• [WORK INSTRUCTION]:
Report each line from the entries in which "bool" can be found.

• [RECORD SET]:
····················

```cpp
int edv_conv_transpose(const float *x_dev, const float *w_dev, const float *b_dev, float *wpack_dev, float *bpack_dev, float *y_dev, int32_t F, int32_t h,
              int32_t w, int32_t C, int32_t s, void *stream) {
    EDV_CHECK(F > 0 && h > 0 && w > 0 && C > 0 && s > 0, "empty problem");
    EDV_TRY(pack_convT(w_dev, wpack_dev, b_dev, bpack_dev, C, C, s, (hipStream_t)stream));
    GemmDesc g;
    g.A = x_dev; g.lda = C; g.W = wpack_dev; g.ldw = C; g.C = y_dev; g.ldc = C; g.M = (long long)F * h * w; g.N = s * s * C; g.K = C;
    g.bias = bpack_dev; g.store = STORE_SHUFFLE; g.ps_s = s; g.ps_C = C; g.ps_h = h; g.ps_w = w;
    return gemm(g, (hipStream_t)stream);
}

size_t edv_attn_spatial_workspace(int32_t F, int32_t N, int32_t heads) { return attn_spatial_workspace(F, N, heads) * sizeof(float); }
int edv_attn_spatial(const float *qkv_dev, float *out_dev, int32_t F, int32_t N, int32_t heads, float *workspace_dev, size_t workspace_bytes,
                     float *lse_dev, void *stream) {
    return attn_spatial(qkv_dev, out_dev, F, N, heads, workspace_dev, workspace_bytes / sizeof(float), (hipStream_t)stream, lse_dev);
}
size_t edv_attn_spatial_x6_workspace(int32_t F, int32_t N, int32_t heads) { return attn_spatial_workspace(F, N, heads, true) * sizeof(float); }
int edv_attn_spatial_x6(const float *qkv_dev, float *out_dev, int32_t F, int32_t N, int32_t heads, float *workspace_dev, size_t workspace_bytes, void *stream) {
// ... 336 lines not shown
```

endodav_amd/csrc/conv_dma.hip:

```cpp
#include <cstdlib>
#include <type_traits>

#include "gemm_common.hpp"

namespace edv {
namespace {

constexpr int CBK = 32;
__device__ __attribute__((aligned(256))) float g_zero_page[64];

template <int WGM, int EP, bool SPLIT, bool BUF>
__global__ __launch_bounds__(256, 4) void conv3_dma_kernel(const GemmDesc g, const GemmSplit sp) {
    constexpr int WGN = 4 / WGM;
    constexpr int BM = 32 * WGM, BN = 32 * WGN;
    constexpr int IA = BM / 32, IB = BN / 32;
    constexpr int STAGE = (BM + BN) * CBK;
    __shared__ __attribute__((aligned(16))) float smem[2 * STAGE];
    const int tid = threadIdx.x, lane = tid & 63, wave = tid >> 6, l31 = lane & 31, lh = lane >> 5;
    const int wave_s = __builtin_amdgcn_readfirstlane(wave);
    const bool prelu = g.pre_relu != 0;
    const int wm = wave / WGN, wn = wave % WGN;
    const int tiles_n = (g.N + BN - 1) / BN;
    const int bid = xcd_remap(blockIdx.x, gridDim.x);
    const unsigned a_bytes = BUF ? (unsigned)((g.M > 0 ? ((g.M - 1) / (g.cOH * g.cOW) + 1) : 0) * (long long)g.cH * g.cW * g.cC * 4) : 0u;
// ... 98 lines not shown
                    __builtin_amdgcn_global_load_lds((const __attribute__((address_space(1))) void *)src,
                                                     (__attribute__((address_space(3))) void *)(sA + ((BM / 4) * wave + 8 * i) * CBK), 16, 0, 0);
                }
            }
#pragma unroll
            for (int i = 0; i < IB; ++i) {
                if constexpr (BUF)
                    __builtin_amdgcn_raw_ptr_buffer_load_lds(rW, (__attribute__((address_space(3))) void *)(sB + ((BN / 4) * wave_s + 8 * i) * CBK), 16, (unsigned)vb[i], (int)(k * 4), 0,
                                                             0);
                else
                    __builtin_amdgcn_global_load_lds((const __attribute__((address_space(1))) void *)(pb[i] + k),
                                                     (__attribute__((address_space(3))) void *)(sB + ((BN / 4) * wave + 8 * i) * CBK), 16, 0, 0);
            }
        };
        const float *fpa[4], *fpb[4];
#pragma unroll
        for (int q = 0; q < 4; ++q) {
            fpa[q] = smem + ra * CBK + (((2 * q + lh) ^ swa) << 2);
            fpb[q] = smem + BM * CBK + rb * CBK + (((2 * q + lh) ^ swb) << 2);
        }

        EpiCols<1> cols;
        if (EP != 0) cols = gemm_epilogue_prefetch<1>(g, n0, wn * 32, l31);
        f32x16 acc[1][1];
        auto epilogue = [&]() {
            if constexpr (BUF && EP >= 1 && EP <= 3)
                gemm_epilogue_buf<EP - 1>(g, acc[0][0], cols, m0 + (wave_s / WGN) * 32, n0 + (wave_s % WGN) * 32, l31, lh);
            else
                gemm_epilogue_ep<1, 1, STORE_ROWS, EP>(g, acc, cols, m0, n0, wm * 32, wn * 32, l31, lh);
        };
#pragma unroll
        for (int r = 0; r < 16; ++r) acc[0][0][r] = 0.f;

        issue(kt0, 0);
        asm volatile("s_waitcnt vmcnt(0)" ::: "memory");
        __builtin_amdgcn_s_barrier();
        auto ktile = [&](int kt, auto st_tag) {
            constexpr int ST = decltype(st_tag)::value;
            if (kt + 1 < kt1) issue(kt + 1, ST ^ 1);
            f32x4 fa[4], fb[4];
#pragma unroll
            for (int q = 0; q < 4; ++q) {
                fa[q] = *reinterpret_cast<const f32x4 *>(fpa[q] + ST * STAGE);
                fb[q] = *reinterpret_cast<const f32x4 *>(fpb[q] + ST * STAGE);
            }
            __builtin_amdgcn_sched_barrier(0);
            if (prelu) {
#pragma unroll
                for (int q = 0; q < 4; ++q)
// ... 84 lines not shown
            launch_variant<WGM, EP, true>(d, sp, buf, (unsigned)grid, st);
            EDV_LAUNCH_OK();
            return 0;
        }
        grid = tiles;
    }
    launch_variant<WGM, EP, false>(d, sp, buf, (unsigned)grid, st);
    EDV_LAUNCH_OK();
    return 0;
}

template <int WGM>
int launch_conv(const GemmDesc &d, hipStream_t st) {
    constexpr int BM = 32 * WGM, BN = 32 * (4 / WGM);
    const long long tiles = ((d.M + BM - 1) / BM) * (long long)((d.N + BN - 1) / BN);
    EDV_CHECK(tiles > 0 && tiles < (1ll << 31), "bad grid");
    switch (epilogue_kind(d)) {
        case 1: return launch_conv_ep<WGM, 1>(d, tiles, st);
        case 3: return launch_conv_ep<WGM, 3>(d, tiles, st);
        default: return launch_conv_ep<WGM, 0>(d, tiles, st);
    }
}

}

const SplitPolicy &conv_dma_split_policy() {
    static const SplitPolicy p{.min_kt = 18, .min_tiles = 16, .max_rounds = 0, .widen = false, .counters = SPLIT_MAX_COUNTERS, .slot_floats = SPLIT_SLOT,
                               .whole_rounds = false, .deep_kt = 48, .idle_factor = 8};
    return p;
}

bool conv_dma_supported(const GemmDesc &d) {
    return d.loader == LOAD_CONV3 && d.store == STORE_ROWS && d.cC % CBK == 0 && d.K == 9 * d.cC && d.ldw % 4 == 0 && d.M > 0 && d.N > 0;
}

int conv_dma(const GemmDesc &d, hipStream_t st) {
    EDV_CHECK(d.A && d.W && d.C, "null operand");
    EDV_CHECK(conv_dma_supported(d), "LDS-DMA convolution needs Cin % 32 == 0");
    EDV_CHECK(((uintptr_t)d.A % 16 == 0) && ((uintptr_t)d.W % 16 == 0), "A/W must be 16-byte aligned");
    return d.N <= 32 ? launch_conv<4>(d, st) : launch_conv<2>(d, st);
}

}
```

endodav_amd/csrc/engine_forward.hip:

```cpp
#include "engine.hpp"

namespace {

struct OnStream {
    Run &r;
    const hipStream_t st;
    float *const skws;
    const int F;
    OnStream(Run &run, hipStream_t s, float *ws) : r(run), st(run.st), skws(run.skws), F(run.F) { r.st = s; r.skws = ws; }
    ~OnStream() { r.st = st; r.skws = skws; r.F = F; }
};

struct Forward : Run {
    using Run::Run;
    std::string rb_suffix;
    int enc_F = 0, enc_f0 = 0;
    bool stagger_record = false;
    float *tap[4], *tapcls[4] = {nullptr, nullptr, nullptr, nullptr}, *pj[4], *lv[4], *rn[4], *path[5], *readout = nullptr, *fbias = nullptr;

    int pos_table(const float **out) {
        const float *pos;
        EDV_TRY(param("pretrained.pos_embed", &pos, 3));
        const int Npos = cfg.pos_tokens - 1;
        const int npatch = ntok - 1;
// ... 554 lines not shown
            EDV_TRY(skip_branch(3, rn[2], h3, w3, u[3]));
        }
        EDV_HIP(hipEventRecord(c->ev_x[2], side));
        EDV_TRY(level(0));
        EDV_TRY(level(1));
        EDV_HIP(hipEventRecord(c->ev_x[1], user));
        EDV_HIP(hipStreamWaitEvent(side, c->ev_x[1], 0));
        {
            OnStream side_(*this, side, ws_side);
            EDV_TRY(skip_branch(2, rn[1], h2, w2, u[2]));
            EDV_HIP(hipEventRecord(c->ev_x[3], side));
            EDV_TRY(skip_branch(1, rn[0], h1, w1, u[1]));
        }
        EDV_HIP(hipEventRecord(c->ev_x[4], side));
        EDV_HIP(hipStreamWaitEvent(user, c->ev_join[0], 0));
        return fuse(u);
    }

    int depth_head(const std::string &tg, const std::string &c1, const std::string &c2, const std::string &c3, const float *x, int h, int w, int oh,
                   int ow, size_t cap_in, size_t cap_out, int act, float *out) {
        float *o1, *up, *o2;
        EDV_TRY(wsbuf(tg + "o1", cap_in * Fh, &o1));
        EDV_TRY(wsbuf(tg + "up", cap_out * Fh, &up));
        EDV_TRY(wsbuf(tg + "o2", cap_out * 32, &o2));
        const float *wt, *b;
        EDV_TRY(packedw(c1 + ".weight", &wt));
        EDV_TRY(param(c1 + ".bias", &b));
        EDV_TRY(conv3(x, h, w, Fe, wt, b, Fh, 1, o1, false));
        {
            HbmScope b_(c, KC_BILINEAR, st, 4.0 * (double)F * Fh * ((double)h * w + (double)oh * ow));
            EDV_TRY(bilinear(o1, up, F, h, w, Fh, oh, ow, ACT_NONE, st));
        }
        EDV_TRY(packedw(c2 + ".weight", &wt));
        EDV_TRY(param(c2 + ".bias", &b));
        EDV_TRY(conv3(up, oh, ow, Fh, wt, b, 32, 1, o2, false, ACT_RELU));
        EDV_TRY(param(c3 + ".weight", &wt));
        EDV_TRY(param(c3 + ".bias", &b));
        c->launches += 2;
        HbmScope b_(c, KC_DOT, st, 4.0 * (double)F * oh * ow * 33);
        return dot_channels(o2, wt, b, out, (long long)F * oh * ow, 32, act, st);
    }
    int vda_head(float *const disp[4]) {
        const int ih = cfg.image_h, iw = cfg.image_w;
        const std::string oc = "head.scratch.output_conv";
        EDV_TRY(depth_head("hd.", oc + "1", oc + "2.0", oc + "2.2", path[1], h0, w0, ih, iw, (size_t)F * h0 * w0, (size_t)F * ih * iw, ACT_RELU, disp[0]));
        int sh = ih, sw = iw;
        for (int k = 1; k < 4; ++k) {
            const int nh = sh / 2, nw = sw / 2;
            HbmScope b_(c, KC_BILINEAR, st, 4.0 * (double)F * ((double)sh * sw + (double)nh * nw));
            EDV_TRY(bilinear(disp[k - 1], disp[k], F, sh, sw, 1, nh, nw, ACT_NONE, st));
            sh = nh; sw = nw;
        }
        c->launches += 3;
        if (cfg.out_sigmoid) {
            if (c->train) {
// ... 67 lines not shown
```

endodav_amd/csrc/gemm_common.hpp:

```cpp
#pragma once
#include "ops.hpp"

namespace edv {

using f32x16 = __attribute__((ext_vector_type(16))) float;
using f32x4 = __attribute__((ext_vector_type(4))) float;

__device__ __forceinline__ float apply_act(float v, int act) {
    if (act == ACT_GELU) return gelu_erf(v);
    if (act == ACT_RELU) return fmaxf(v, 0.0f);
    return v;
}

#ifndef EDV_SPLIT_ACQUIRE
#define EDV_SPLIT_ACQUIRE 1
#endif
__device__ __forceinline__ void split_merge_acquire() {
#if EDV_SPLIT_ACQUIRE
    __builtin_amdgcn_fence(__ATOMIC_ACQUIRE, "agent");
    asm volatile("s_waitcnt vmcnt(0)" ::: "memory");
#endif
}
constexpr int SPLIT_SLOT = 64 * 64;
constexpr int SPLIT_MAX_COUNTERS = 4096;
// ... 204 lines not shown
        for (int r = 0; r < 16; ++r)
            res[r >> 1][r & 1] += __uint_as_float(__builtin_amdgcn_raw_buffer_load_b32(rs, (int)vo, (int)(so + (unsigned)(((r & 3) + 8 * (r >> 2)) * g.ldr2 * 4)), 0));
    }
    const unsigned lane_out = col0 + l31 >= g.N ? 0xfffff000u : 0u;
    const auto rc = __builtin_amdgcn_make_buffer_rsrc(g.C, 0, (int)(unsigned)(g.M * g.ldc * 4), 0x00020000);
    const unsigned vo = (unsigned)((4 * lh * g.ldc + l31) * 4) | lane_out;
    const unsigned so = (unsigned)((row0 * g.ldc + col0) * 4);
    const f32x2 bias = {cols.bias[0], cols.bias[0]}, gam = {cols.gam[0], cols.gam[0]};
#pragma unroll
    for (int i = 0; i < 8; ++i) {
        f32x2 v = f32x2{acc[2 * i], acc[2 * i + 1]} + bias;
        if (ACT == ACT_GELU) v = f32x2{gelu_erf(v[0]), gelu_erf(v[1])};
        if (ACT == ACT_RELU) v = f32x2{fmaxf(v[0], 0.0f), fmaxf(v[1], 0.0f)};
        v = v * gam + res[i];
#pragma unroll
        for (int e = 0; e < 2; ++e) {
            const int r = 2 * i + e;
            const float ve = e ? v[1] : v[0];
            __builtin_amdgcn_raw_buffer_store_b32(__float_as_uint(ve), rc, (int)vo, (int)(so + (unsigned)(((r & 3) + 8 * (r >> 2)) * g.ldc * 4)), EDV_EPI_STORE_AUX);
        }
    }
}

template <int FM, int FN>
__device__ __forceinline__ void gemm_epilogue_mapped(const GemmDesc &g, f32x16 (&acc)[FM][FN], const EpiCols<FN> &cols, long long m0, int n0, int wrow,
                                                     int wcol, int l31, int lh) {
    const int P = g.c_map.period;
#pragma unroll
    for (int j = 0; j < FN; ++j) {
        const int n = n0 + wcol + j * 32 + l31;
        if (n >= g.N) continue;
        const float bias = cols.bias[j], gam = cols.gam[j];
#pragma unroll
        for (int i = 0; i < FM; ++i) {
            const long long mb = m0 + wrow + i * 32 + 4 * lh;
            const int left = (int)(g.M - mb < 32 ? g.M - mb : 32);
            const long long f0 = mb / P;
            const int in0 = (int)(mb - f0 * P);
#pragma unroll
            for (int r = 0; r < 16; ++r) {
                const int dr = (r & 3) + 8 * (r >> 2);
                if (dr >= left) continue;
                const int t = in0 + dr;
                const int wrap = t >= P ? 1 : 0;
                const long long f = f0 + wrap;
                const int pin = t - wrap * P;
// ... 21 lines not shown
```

····················

• [WORKED SOLUTION]:
template <int WGM, int EP, bool SPLIT, bool BUF>
    const bool prelu = g.pre_relu != 0;
bool conv_dma_supported(const GemmDesc &d) {
    bool stagger_record = false;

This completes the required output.